_HERE = os.path.dirname(os.path.abspath(__file__))
_variant = os.environ.get("DL_USE_STUDY_LIB", "")
if _variant and not _variant.endswith(".so"):
    raise RuntimeError("DL_USE_STUDY_LIB=%s: the -DDL_STUDY build (libdruglamp_hip_study.so) was removed; commit 97fb613 is the last "
                       "that builds it (python -m druglamp_amd.build --study).  Only a variant library name (libdruglamp_hip_<variant>.so) "
                       "is accepted." % _variant)
LIB_PATH = os.path.join(_HERE, "lib", _variant or "libdruglamp_hip.so")

DL_F32, DL_BF16 = 0, 1

c_i64, c_i32, c_f32, c_u64, c_vp, c_sz = C.c_int64, C.c_int32, C.c_float, C.c_uint64, C.c_void_p, C.c_size_t


class ReduceItem(C.Structure):
    _fields_ = [
        ("kind", c_i32), ("out_dtype", c_i32),
        ("src", c_vp), ("out", c_vp),
        ("mn", c_i64), ("ldc", c_i64),
        ("N", c_i32), ("splits", c_i32), ("accumulate", c_i32), ("M", c_i32),
        ("cs_slabs", c_vp), ("cs_out", c_vp),
    ]


REDUCE_BATCH_MAX = 24
GEMM_GROUP_MAX = 16


class GemmArgs(C.Structure):
    _fields_ = [
        ("X", c_vp), ("ldx", c_i64), ("x_kslow", c_i32),
        ("W", c_vp), ("ldw", c_i64), ("w_kslow", c_i32),
        ("C", c_vp), ("ldc", c_i64),
        ("M", c_i64), ("N", c_i64), ("K", c_i64),
        ("in_dtype", c_i32), ("out_dtype", c_i32),
        ("bias", c_vp),
        ("residual", c_vp), ("ldr", c_i64),
        ("res_row_mod", c_i64),
        ("res_before_dropout", c_i32),
        ("act", c_i32),
        ("pre_out", c_vp), ("ldp", c_i64),
        ("dact_pre", c_vp), ("lddp", c_i64),
        ("dropout_p", c_f32), ("dropout_seed", c_u64),
        ("accumulate", c_i32),
        ("split_k", c_i32), ("workspace", c_vp), ("workspace_bytes", c_sz),
        ("x_colsum", c_vp),
        ("dropout_seed_offset", c_vp),
        ("algo", c_i32),
        ("tile_tickets", c_vp),
        ("deferred", C.POINTER(ReduceItem)),
        ("prof_tag", c_i32),
    ]


FLAG_PROT_PERIOD, FLAG_DRUG_TOKEN_PAD, FLAG_GCN_NODE_PAD, FLAG_PLAN_ROWS, FLAG_PAIR_INDEX = 1, 2, 4, 8, 16
FLAG_KEY_TABLE = 32
FLAG_MAP_COLS = 64
TAG_OTHER, TAG_QKV_OUT, TAG_FFN, TAG_CONV, TAG_WGRAD, TAG_ADAPTOR = 0, 1, 2, 3, 4, 5
TAG_NAMES = {0: "other", 1: "qkv_out", 2: "ffn", 3: "conv", 4: "wgrad", 5: "adaptor"}


class AttnFwdArgs(C.Structure):
    _fields_ = [
        ("Q", c_vp), ("K", c_vp), ("V", c_vp), ("O", c_vp), ("LSE", c_vp), ("raw_logits", c_vp),
        ("q_ps", c_i64), ("q_hs", c_i64), ("q_rs", c_i64),
        ("k_ps", c_i64), ("k_hs", c_i64), ("k_rs", c_i64),
        ("v_ps", c_i64), ("v_hs", c_i64), ("v_rs", c_i64),
        ("o_ps", c_i64), ("o_hs", c_i64), ("o_rs", c_i64), ("o_ss", c_i64),
        ("n_problems", c_i32), ("n_heads", c_i32), ("n_segments", c_i32), ("partner_shift", c_i32),
        ("Lq", c_i32), ("Lk", c_i32), ("head_dim", c_i32), ("dtype", c_i32),
        ("scale", c_f32),
        ("algo", c_i32),
        ("key_tail_rows", c_i32), ("key_tail_weight", c_f32),
    ]


class AttnBwdArgs(C.Structure):
    _fields_ = [
        ("Q", c_vp), ("K", c_vp), ("V", c_vp), ("O", c_vp), ("dO", c_vp),
        ("LSE", c_vp), ("Delta", c_vp),
        ("dQ", c_vp), ("dK", c_vp), ("dV", c_vp),
        ("q_ps", c_i64), ("q_hs", c_i64), ("q_rs", c_i64),
        ("k_ps", c_i64), ("k_hs", c_i64), ("k_rs", c_i64),
        ("v_ps", c_i64), ("v_hs", c_i64), ("v_rs", c_i64),
        ("o_ps", c_i64), ("o_hs", c_i64), ("o_rs", c_i64), ("o_ss", c_i64),
        ("do_ps", c_i64), ("do_hs", c_i64), ("do_rs", c_i64), ("do_ss", c_i64),
        ("dq_ps", c_i64), ("dq_hs", c_i64), ("dq_rs", c_i64),
        ("dk_ps", c_i64), ("dk_hs", c_i64), ("dk_rs", c_i64),
        ("dv_ps", c_i64), ("dv_hs", c_i64), ("dv_rs", c_i64),
        ("n_problems", c_i32), ("n_heads", c_i32), ("n_segments", c_i32), ("partner_shift", c_i32),
        ("Lq", c_i32), ("Lk", c_i32), ("head_dim", c_i32), ("dtype", c_i32),
        ("scale", c_f32),
        ("algo", c_i32),
        ("key_tail_rows", c_i32), ("key_tail_weight", c_f32),
    ]


class AttnProbsArgs(C.Structure):
    _fields_ = [
        ("Q", c_vp), ("K", c_vp), ("LSE", c_vp), ("out", c_vp), ("out_ld", c_i64),
        ("q_ps", c_i64), ("q_hs", c_i64), ("q_rs", c_i64),
        ("k_ps", c_i64), ("k_hs", c_i64), ("k_rs", c_i64),
        ("n_problems", c_i32), ("n_heads", c_i32), ("n_segments", c_i32), ("partner_shift", c_i32),
        ("Lq", c_i32), ("Lk", c_i32), ("head_dim", c_i32), ("dtype", c_i32),
        ("scale", c_f32),
        ("head_mean", c_i32), ("key_tail_rows", c_i32), ("key_tail_weight", c_f32), ("expand_tail", c_i32),
        ("workspace", c_vp), ("workspace_bytes", c_sz),
    ]


# ... 66 lines not shown
        ("q_index", c_vp), ("kv_index", c_vp), ("kv_row0", c_vp), ("kv_keys", c_vp), ("kv_tail_weight", c_vp), ("flags", c_vp),
        ("q_es", c_i64), ("q_rs", c_i64), ("k_rs", c_i64), ("mass_ps", c_i64), ("site_ps", c_i64), ("kv_total_rows", c_i64),
        ("n_pairs", c_i32), ("n_q", c_i32), ("n_kv", c_i32), ("Lq", c_i32), ("head_dim", c_i32), ("dtype", c_i32),
        ("out_cols", c_i32),
        ("scale", c_f32),
        ("key_tail_rows", c_i32),
        ("reserved", c_i32),
    ]


class PgcaPairsAttrArgs(C.Structure):
    _fields_ = [
        ("Q", c_vp), ("K", c_vp), ("dO", c_vp), ("sites", c_vp), ("d_sites", c_vp), ("key_attr", c_vp), ("site_attr", c_vp),
        ("q_index", c_vp), ("kv_index", c_vp), ("flags", c_vp),
        ("q_es", c_i64), ("q_rs", c_i64), ("k_es", c_i64), ("k_rs", c_i64), ("do_ps", c_i64), ("do_rs", c_i64),
        ("left_es", c_i64), ("left_rs", c_i64), ("dl_ps", c_i64), ("dl_rs", c_i64), ("mass_ps", c_i64), ("site_ps", c_i64),
        ("n_pairs", c_i32), ("n_q", c_i32), ("n_kv", c_i32), ("Lq", c_i32), ("Lk", c_i32), ("head_dim", c_i32), ("dtype", c_i32),
        ("out_cols", c_i32), ("left_cols", c_i32),
        ("scale", c_f32),
        ("key_tail_rows", c_i32), ("key_tail_weight", c_f32),
        ("reserved", c_i32),
    ]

### Task to complete
Nothing in the entries may change. Retype them all.

### Task result
_HERE = os.path.dirname(os.path.abspath(__file__))
_variant = os.environ.get("DL_USE_STUDY_LIB", "")
if _variant and not _variant.endswith(".so"):
    raise RuntimeError("DL_USE_STUDY_LIB=%s: the -DDL_STUDY build (libdruglamp_hip_study.so) was removed; commit 97fb613 is the last "
                       "that builds it (python -m druglamp_amd.build --study).  Only a variant library name (libdruglamp_hip_<variant>.so) "
                       "is accepted." % _variant)
LIB_PATH = os.path.join(_HERE, "lib", _variant or "libdruglamp_hip.so")

DL_F32, DL_BF16 = 0, 1

c_i64, c_i32, c_f32, c_u64, c_vp, c_sz = C.c_int64, C.c_int32, C.c_float, C.c_uint64, C.c_void_p, C.c_size_t


class ReduceItem(C.Structure):
    _fields_ = [
        ("kind", c_i32), ("out_dtype", c_i32),
        ("src", c_vp), ("out", c_vp),
        ("mn", c_i64), ("ldc", c_i64),
        ("N", c_i32), ("splits", c_i32), ("accumulate", c_i32), ("M", c_i32),
        ("cs_slabs", c_vp), ("cs_out", c_vp),
    ]


REDUCE_BATCH_MAX = 24
GEMM_GROUP_MAX = 16


class GemmArgs(C.Structure):
    _fields_ = [
        ("X", c_vp), ("ldx", c_i64), ("x_kslow", c_i32),
        ("W", c_vp), ("ldw", c_i64), ("w_kslow", c_i32),
        ("C", c_vp), ("ldc", c_i64),
        ("M", c_i64), ("N", c_i64), ("K", c_i64),
        ("in_dtype", c_i32), ("out_dtype", c_i32),
        ("bias", c_vp),
        ("residual", c_vp), ("ldr", c_i64),
        ("res_row_mod", c_i64),
        ("res_before_dropout", c_i32),
        ("act", c_i32),
        ("pre_out", c_vp), ("ldp", c_i64),
        ("dact_pre", c_vp), ("lddp", c_i64),
        ("dropout_p", c_f32), ("dropout_seed", c_u64),
        ("accumulate", c_i32),
        ("split_k", c_i32), ("workspace", c_vp), ("workspace_bytes", c_sz),
        ("x_colsum", c_vp),
        ("dropout_seed_offset", c_vp),
        ("algo", c_i32),
        ("tile_tickets", c_vp),
        ("deferred", C.POINTER(ReduceItem)),
        ("prof_tag", c_i32),
    ]


FLAG_PROT_PERIOD, FLAG_DRUG_TOKEN_PAD, FLAG_GCN_NODE_PAD, FLAG_PLAN_ROWS, FLAG_PAIR_INDEX = 1, 2, 4, 8, 16
FLAG_KEY_TABLE = 32
FLAG_MAP_COLS = 64
TAG_OTHER, TAG_QKV_OUT, TAG_FFN, TAG_CONV, TAG_WGRAD, TAG_ADAPTOR = 0, 1, 2, 3, 4, 5
TAG_NAMES = {0: "other", 1: "qkv_out", 2: "ffn", 3: "conv", 4: "wgrad", 5: "adaptor"}


class AttnFwdArgs(C.Structure):
    _fields_ = [
        ("Q", c_vp), ("K", c_vp), ("V", c_vp), ("O", c_vp), ("LSE", c_vp), ("raw_logits", c_vp),
        ("q_ps", c_i64), ("q_hs", c_i64), ("q_rs", c_i64),
        ("k_ps", c_i64), ("k_hs", c_i64), ("k_rs", c_i64),
        ("v_ps", c_i64), ("v_hs", c_i64), ("v_rs", c_i64),
        ("o_ps", c_i64), ("o_hs", c_i64), ("o_rs", c_i64), ("o_ss", c_i64),
        ("n_problems", c_i32), ("n_heads", c_i32), ("n_segments", c_i32), ("partner_shift", c_i32),
        ("Lq", c_i32), ("Lk", c_i32), ("head_dim", c_i32), ("dtype", c_i32),
        ("scale", c_f32),
        ("algo", c_i32),
        ("key_tail_rows", c_i32), ("key_tail_weight", c_f32),
    ]


class AttnBwdArgs(C.Structure):
    _fields_ = [
        ("Q", c_vp), ("K", c_vp), ("V", c_vp), ("O", c_vp), ("dO", c_vp),
        ("LSE", c_vp), ("Delta", c_vp),
        ("dQ", c_vp), ("dK", c_vp), ("dV", c_vp),
        ("q_ps", c_i64), ("q_hs", c_i64), ("q_rs", c_i64),
        ("k_ps", c_i64), ("k_hs", c_i64), ("k_rs", c_i64),
        ("v_ps", c_i64), ("v_hs", c_i64), ("v_rs", c_i64),
        ("o_ps", c_i64), ("o_hs", c_i64), ("o_rs", c_i64), ("o_ss", c_i64),
        ("do_ps", c_i64), ("do_hs", c_i64), ("do_rs", c_i64), ("do_ss", c_i64),
        ("dq_ps", c_i64), ("dq_hs", c_i64), ("dq_rs", c_i64),
        ("dk_ps", c_i64), ("dk_hs", c_i64), ("dk_rs", c_i64),
        ("dv_ps", c_i64), ("dv_hs", c_i64), ("dv_rs", c_i64),
        ("n_problems", c_i32), ("n_heads", c_i32), ("n_segments", c_i32), ("partner_shift", c_i32),
        ("Lq", c_i32), ("Lk", c_i32), ("head_dim", c_i32), ("dtype", c_i32),
        ("scale", c_f32),
        ("algo", c_i32),
        ("key_tail_rows", c_i32), ("key_tail_weight", c_f32),
    ]


class AttnProbsArgs(C.Structure):
    _fields_ = [
        ("Q", c_vp), ("K", c_vp), ("LSE", c_vp), ("out", c_vp), ("out_ld", c_i64),
        ("q_ps", c_i64), ("q_hs", c_i64), ("q_rs", c_i64),
        ("k_ps", c_i64), ("k_hs", c_i64), ("k_rs", c_i64),
        ("n_problems", c_i32), ("n_heads", c_i32), ("n_segments", c_i32), ("partner_shift", c_i32),
        ("Lq", c_i32), ("Lk", c_i32), ("head_dim", c_i32), ("dtype", c_i32),
        ("scale", c_f32),
        ("head_mean", c_i32), ("key_tail_rows", c_i32), ("key_tail_weight", c_f32), ("expand_tail", c_i32),
        ("workspace", c_vp), ("workspace_bytes", c_sz),
    ]


# ... 66 lines not shown
        ("q_index", c_vp), ("kv_index", c_vp), ("kv_row0", c_vp), ("kv_keys", c_vp), ("kv_tail_weight", c_vp), ("flags", c_vp),
        ("q_es", c_i64), ("q_rs", c_i64), ("k_rs", c_i64), ("mass_ps", c_i64), ("site_ps", c_i64), ("kv_total_rows", c_i64),
        ("n_pairs", c_i32), ("n_q", c_i32), ("n_kv", c_i32), ("Lq", c_i32), ("head_dim", c_i32), ("dtype", c_i32),
        ("out_cols", c_i32),
        ("scale", c_f32),
        ("key_tail_rows", c_i32),
        ("reserved", c_i32),
    ]


class PgcaPairsAttrArgs(C.Structure):
    _fields_ = [
        ("Q", c_vp), ("K", c_vp), ("dO", c_vp), ("sites", c_vp), ("d_sites", c_vp), ("key_attr", c_vp), ("site_attr", c_vp),
        ("q_index", c_vp), ("kv_index", c_vp), ("flags", c_vp),
        ("q_es", c_i64), ("q_rs", c_i64), ("k_es", c_i64), ("k_rs", c_i64), ("do_ps", c_i64), ("do_rs", c_i64),
        ("left_es", c_i64), ("left_rs", c_i64), ("dl_ps", c_i64), ("dl_rs", c_i64), ("mass_ps", c_i64), ("site_ps", c_i64),
        ("n_pairs", c_i32), ("n_q", c_i32), ("n_kv", c_i32), ("Lq", c_i32), ("Lk", c_i32), ("head_dim", c_i32), ("dtype", c_i32),
        ("out_cols", c_i32), ("left_cols", c_i32),
        ("scale", c_f32),
        ("key_tail_rows", c_i32), ("key_tail_weight", c_f32),
        ("reserved", c_i32),
    ]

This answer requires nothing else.